(EXTRACTED MATERIAL)
__global__ void __launch_bounds__(MSM_ACC_THREADS, MSM_ACC_MINBLOCKS) k_bucket_accumulate_dense(
    const uint32_t* __restrict__ dense, const uint32_t* __restrict__ bucket_start, const uint32_t* __restrict__ item_start,
    uint32_t total_buckets, uint32_t cap, uint32_t* __restrict__ partial) {
    uint32_t t = blockIdx.x * blockDim.x + threadIdx.x;
    uint32_t total_items = item_start[total_buckets];
    if (t >= total_items) return;
    uint32_t lo = 0, hi = total_buckets;
    while (hi - lo > 1) { uint32_t mid = (lo + hi) >> 1; if (item_start[mid] <= t) lo = mid; else hi = mid; }
    uint32_t wb = lo, seg = t - item_start[wb];
    uint32_t b0 = bucket_start[wb], b1 = bucket_start[wb + 1];
    uint32_t s0 = b0 + seg * cap, s1 = s0 + cap < b1 ? s0 + cap : b1;
    XYZZ acc = XYZZ::infinity();
    DensePoint p = load_dense(dense + (size_t)s0 * DENSE_WORDS);
    for (uint32_t k = s0; k < s1; k++) {
        AffinePoint cur; cur.x = p.x; cur.y = p.y; cur.inf = p.inf;
        if (k + 1 < s1) p = load_dense(dense + (size_t)(k + 1) * DENSE_WORDS);
        acc.add_affine(cur, false);
    }
    acc.store(partial + (size_t)t * XYZZ_WORDS);
}

__global__ void k_group_counts(const uint32_t* __restrict__ start_in, uint32_t* __restrict__ cnt_out, uint32_t total_buckets) {
    uint32_t i = blockIdx.x * blockDim.x + threadIdx.x;
    if (i < total_buckets) cnt_out[i] = (start_in[i + 1] - start_in[i] + 31u) >> 5;
    else if (i == total_buckets) cnt_out[i] = 0;
}
__global__ void __launch_bounds__(128) k_partial_group_sum(const uint32_t* __restrict__ partial_in, const uint32_t* __restrict__ start_in,
                                                            const uint32_t* __restrict__ start_out, uint32_t total_buckets,
                                                            uint32_t* __restrict__ partial_out) {
    uint32_t t = blockIdx.x * blockDim.x + threadIdx.x;
    if (t >= start_out[total_buckets]) return;
    uint32_t lo = 0, hi = total_buckets;
    while (hi - lo > 1) { uint32_t mid = (lo + hi) >> 1; if (start_out[mid] <= t) lo = mid; else hi = mid; }
    uint32_t g = t - start_out[lo];
    uint32_t i0 = start_in[lo] + g * 32u, i1 = start_in[lo + 1];
    if (i0 + 32u < i1) i1 = i0 + 32u;
    XYZZ s = XYZZ::load(partial_in + (size_t)i0 * XYZZ_WORDS);
    for (uint32_t i = i0 + 1; i < i1; i++) s.add(XYZZ::load(partial_in + (size_t)i * XYZZ_WORDS));
    s.store(partial_out + (size_t)t * XYZZ_WORDS);
}

FF_DEV uint32_t fold_rounds_of(uint32_t cnt, uint32_t& final_cnt, uint32_t keep = 32u) {
    uint32_t r = 0;
    while (cnt > keep) { cnt = (cnt + 31u) >> 5; r++; }
    final_cnt = cnt;
    return r;
}

FF_DEV XYZZ bucket_sum(const uint32_t* __restrict__ partial, const uint32_t* __restrict__ item_start, uint32_t wb) {
    uint32_t i0 = item_start[wb], i1 = item_start[wb + 1];
    XYZZ s = XYZZ::infinity();
    for (uint32_t i = i0; i < i1; i++) {
        if (i == i0) s = XYZZ::load(partial + (size_t)i * XYZZ_WORDS);
        else s.add(XYZZ::load(partial + (size_t)i * XYZZ_WORDS));
    }
    return s;
}

template <bool PAIRS>
__global__ void __launch_bounds__(128) k_bucket_reduce(const uint32_t* __restrict__ partial, const uint32_t* __restrict__ item_start,
                                                        uint32_t nbuckets, uint32_t chunk, uint32_t chunks_per_window,
                                                        uint32_t nwin, uint32_t* __restrict__ out,
                                                        const uint32_t* __restrict__ partial_b = nullptr, int folds = 0) {
    uint32_t t = blockIdx.x * blockDim.x + threadIdx.x;
    if (t >= chunks_per_window * nwin) return;
    uint32_t w = t / chunks_per_window, j = t % chunks_per_window;
    uint32_t lo = j * chunk, hi = lo + chunk;
    XYZZ running = XYZZ::infinity(), acc = XYZZ::infinity();
    for (uint32_t b = hi; b-- > lo;) {
        XYZZ s;
        if (PAIRS && folds > 0) {
            const uint32_t wb = w * nbuckets + b, i0 = item_start[wb];
            uint32_t cnt = item_start[wb + 1] - i0;
            const uint32_t r = fold_rounds_of(cnt, cnt, 1u);
            s = cnt ? XYZZ::load(((r & 1u) ? partial_b : partial) + (size_t)i0 * XYZZ_WORDS) : XYZZ::infinity();
        } else
            s = bucket_sum(partial, item_start, w * nbuckets + b);
        running.add(s);
        acc.add(running);
    }
    if (PAIRS) {
        acc.store(out + (size_t)t * 2 * XYZZ_WORDS);
        running.store(out + ((size_t)t * 2 + 1) * XYZZ_WORDS);
        return;
    }
    if (lo != 0u) acc.add(running.mul_u32(lo));
    acc.store(out + (size_t)t * XYZZ_WORDS);
}

__global__ void __launch_bounds__(128) k_group_sum(const uint32_t* __restrict__ in, uint32_t per_row, uint32_t group,
                                                    uint32_t out_per_row, uint32_t rows, uint32_t* __restrict__ out) {
    uint32_t t = blockIdx.x * blockDim.x + threadIdx.x;
    if (t >= out_per_row * rows) return;
    uint32_t r = t / out_per_row, j = t % out_per_row;
    uint32_t i0 = j * group, i1 = i0 + group < per_row ? i0 + group : per_row;
    XYZZ s = XYZZ::infinity();
    for (uint32_t i = i0; i < i1; i++) s.add(XYZZ::load(in + ((size_t)r * per_row + i) * XYZZ_WORDS));
    s.store(out + (size_t)t * XYZZ_WORDS);
}

FF_DEV XYZZ shfl_xor_xyzz(const XYZZ& a, int m) {
    XYZZ r;
#pragma unroll
    for (int j = 0; j < 12; j++) {
        r.X.v[j] = __shfl_xor_sync(0xffffffffu, a.X.v[j], m); r.Y.v[j] = __shfl_xor_sync(0xffffffffu, a.Y.v[j], m);
        r.ZZ.v[j] = __shfl_xor_sync(0xffffffffu, a.ZZ.v[j], m); r.ZZZ.v[j] = __shfl_xor_sync(0xffffffffu, a.ZZZ.v[j], m);
    }
    return r;
}
FF_DEV XYZZ shfl_down_xyzz(const XYZZ& a, int d) {
    XYZZ r;
#pragma unroll
    for (int j = 0; j < 12; j++) {
        r.X.v[j] = __shfl_down_sync(0xffffffffu, a.X.v[j], d); r.Y.v[j] = __shfl_down_sync(0xffffffffu, a.Y.v[j], d);
        r.ZZ.v[j] = __shfl_down_sync(0xffffffffu, a.ZZ.v[j], d); r.ZZZ.v[j] = __shfl_down_sync(0xffffffffu, a.ZZZ.v[j], d);
    }
    return r;
}
FF_DEV XYZZ warp_sum_xyzz(XYZZ a) {
#pragma unroll 1
    for (int m = 16; m >= 1; m >>= 1) { XYZZ o = shfl_xor_xyzz(a, m); a.add(o); }
    return a;
}
FF_DEV XYZZ warp_suffix_scan_xyzz(XYZZ a, int lane) {
#pragma unroll 1
    for (int d = 1; d < 32; d <<= 1) { XYZZ o = shfl_down_xyzz(a, d); if (lane + d < 32) a.add(o); }
    return a;
}

static constexpr int ACC_G = 8;
__global__ void __launch_bounds__(128, 4) k_bucket_accumulate_g8(const uint32_t* __restrict__ records, const uint32_t* __restrict__ sorted,
                                                                 const uint32_t* __restrict__ bucket_start, const uint32_t* __restrict__ item_start,
                                                                 uint32_t total_buckets, uint32_t cap, uint32_t* __restrict__ partial) {
    const uint32_t t = blockIdx.x * blockDim.x + threadIdx.x, item = t / ACC_G, sub = t % ACC_G;
    const bool valid = item < item_start[total_buckets];
    XYZZ acc = XYZZ::infinity();
    if (valid) {
        uint32_t lo = 0, hi = total_buckets;
        while (hi - lo > 1) { uint32_t mid = (lo + hi) >> 1; if (item_start[mid] <= item) lo = mid; else hi = mid; }
        const uint32_t seg = item - item_start[lo];
        const uint32_t b0 = bucket_start[lo], b1 = bucket_start[lo + 1];
        const uint32_t s0 = b0 + seg * cap, s1 = s0 + cap < b1 ? s0 + cap : b1;
        uint32_t k = s0 + sub;
        if (k < s1) {
            uint32_t e = sorted[k];
            AffinePoint p = load_record(records, e & 0x7fffffffu);
            for (; k < s1; k += ACC_G) {
                const uint32_t e_cur = e;
                const AffinePoint p_cur = p;
                if (k + ACC_G < s1) { e = sorted[k + ACC_G]; p = load_record(records, e & 0x7fffffffu); }
                acc.add_affine(p_cur, (e_cur >> 31) != 0u);
            }
        }
    }
#pragma unroll 1
    for (int m = ACC_G / 2; m >= 1; m >>= 1) { XYZZ o = shfl_xor_xyzz(acc, m); acc.add(o); }
    if (valid && sub == 0) acc.store(partial + (size_t)item * XYZZ_WORDS);
}

__global__ void __launch_bounds__(128) k_bucket_reduce_warp(const uint32_t* __restrict__ partial, const uint32_t* __restrict__ item_start,
                                                            uint32_t nbuckets, uint32_t chunks, uint32_t nsets, uint32_t* __restrict__ out) {
    const uint32_t warp = (blockIdx.x * blockDim.x + threadIdx.x) >> 5, lane = threadIdx.x & 31u;
    if (warp >= nsets * chunks) return;
    const uint32_t set = warp / chunks, ch = warp % chunks, b = ch * 32u + lane;
    XYZZ s = XYZZ::infinity();
    if (b < nbuckets) s = bucket_sum(partial, item_start, set * nbuckets + b);
    const XYZZ run = warp_suffix_scan_xyzz(s, (int)lane);
    const XYZZ acc = warp_sum_xyzz(run);
    if (lane == 0) {
        acc.store(out + (size_t)warp * 2 * XYZZ_WORDS);
        run.store(out + ((size_t)warp * 2 + 1) * XYZZ_WORDS);
    }
}
__global__ void __launch_bounds__(32) k_window_combine_warp(const uint32_t* __restrict__ in, uint32_t chunks, uint32_t* __restrict__ out) {
    const uint32_t set = blockIdx.x, lane = threadIdx.x;
    XYZZ a = XYZZ::infinity(), r = XYZZ::infinity();
    if (lane < chunks) {
        a = XYZZ::load(in + ((size_t)set * chunks + lane) * 2 * XYZZ_WORDS);
        r = XYZZ::load(in + (((size_t)set * chunks + lane) * 2 + 1) * XYZZ_WORDS);
    }
    XYZZ total = warp_sum_xyzz(a);
    if (chunks > 1) {
        XYZZ suf = warp_suffix_scan_xyzz(r, (int)lane);
        if (lane == 0) suf = XYZZ::infinity();
        XYZZ w = warp_sum_xyzz(suf);
        for (int k = 0; k < 5; k++) w.dbl();
        total.add(w);
    }
    if (lane == 0) total.store(out + (size_t)set * XYZZ_WORDS);
}

FF_DEV XYZZ load_xyzz_plain(const uint32_t* p) {
    XYZZ r; const uint4* q = reinterpret_cast<const uint4*>(p);
    uint32_t w[XYZZ_WORDS];
#pragma unroll
    for (int i = 0; i < XYZZ_WORDS / 4; i++) { const uint4 t = q[i]; w[4 * i] = t.x; w[4 * i + 1] = t.y; w[4 * i + 2] = t.z; w[4 * i + 3] = t.w; }
#pragma unroll
    for (int j = 0; j < 12; j++) { r.X.v[j] = w[j]; r.Y.v[j] = w[12 + j]; r.ZZ.v[j] = w[24 + j]; r.ZZZ.v[j] = w[36 + j]; }
    return r;
}
FF_DEV void store_xyzz_plain(uint32_t* p, const XYZZ& a) {
    uint4* q = reinterpret_cast<uint4*>(p);
    uint32_t w[XYZZ_WORDS];
#pragma unroll
    for (int j = 0; j < 12; j++) { w[j] = a.X.v[j]; w[12 + j] = a.Y.v[j]; w[24 + j] = a.ZZ.v[j]; w[36 + j] = a.ZZZ.v[j]; }
#pragma unroll
    for (int i = 0; i < XYZZ_WORDS / 4; i++) q[i] = make_uint4(w[4 * i], w[4 * i + 1], w[4 * i + 2], w[4 * i + 3]);
}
(End EXTRACTED MATERIAL)
WORK INSTRUCTION. Only the lines above from the one with "for (; k < s1;" through the one with "const uint32_t set = warp" should be duplicated, character for character.

REPLY TO THE TASK.
            for (; k < s1; k += ACC_G) {
                const uint32_t e_cur = e;
                const AffinePoint p_cur = p;
                if (k + ACC_G < s1) { e = sorted[k + ACC_G]; p = load_record(records, e & 0x7fffffffu); }
                acc.add_affine(p_cur, (e_cur >> 31) != 0u);
            }
        }
    }
#pragma unroll 1
    for (int m = ACC_G / 2; m >= 1; m >>= 1) { XYZZ o = shfl_xor_xyzz(acc, m); acc.add(o); }
    if (valid && sub == 0) acc.store(partial + (size_t)item * XYZZ_WORDS);
}

__global__ void __launch_bounds__(128) k_bucket_reduce_warp(const uint32_t* __restrict__ partial, const uint32_t* __restrict__ item_start,
                                                            uint32_t nbuckets, uint32_t chunks, uint32_t nsets, uint32_t* __restrict__ out) {
    const uint32_t warp = (blockIdx.x * blockDim.x + threadIdx.x) >> 5, lane = threadIdx.x & 31u;
    if (warp >= nsets * chunks) return;
    const uint32_t set = warp / chunks, ch = warp % chunks, b = ch * 32u + lane;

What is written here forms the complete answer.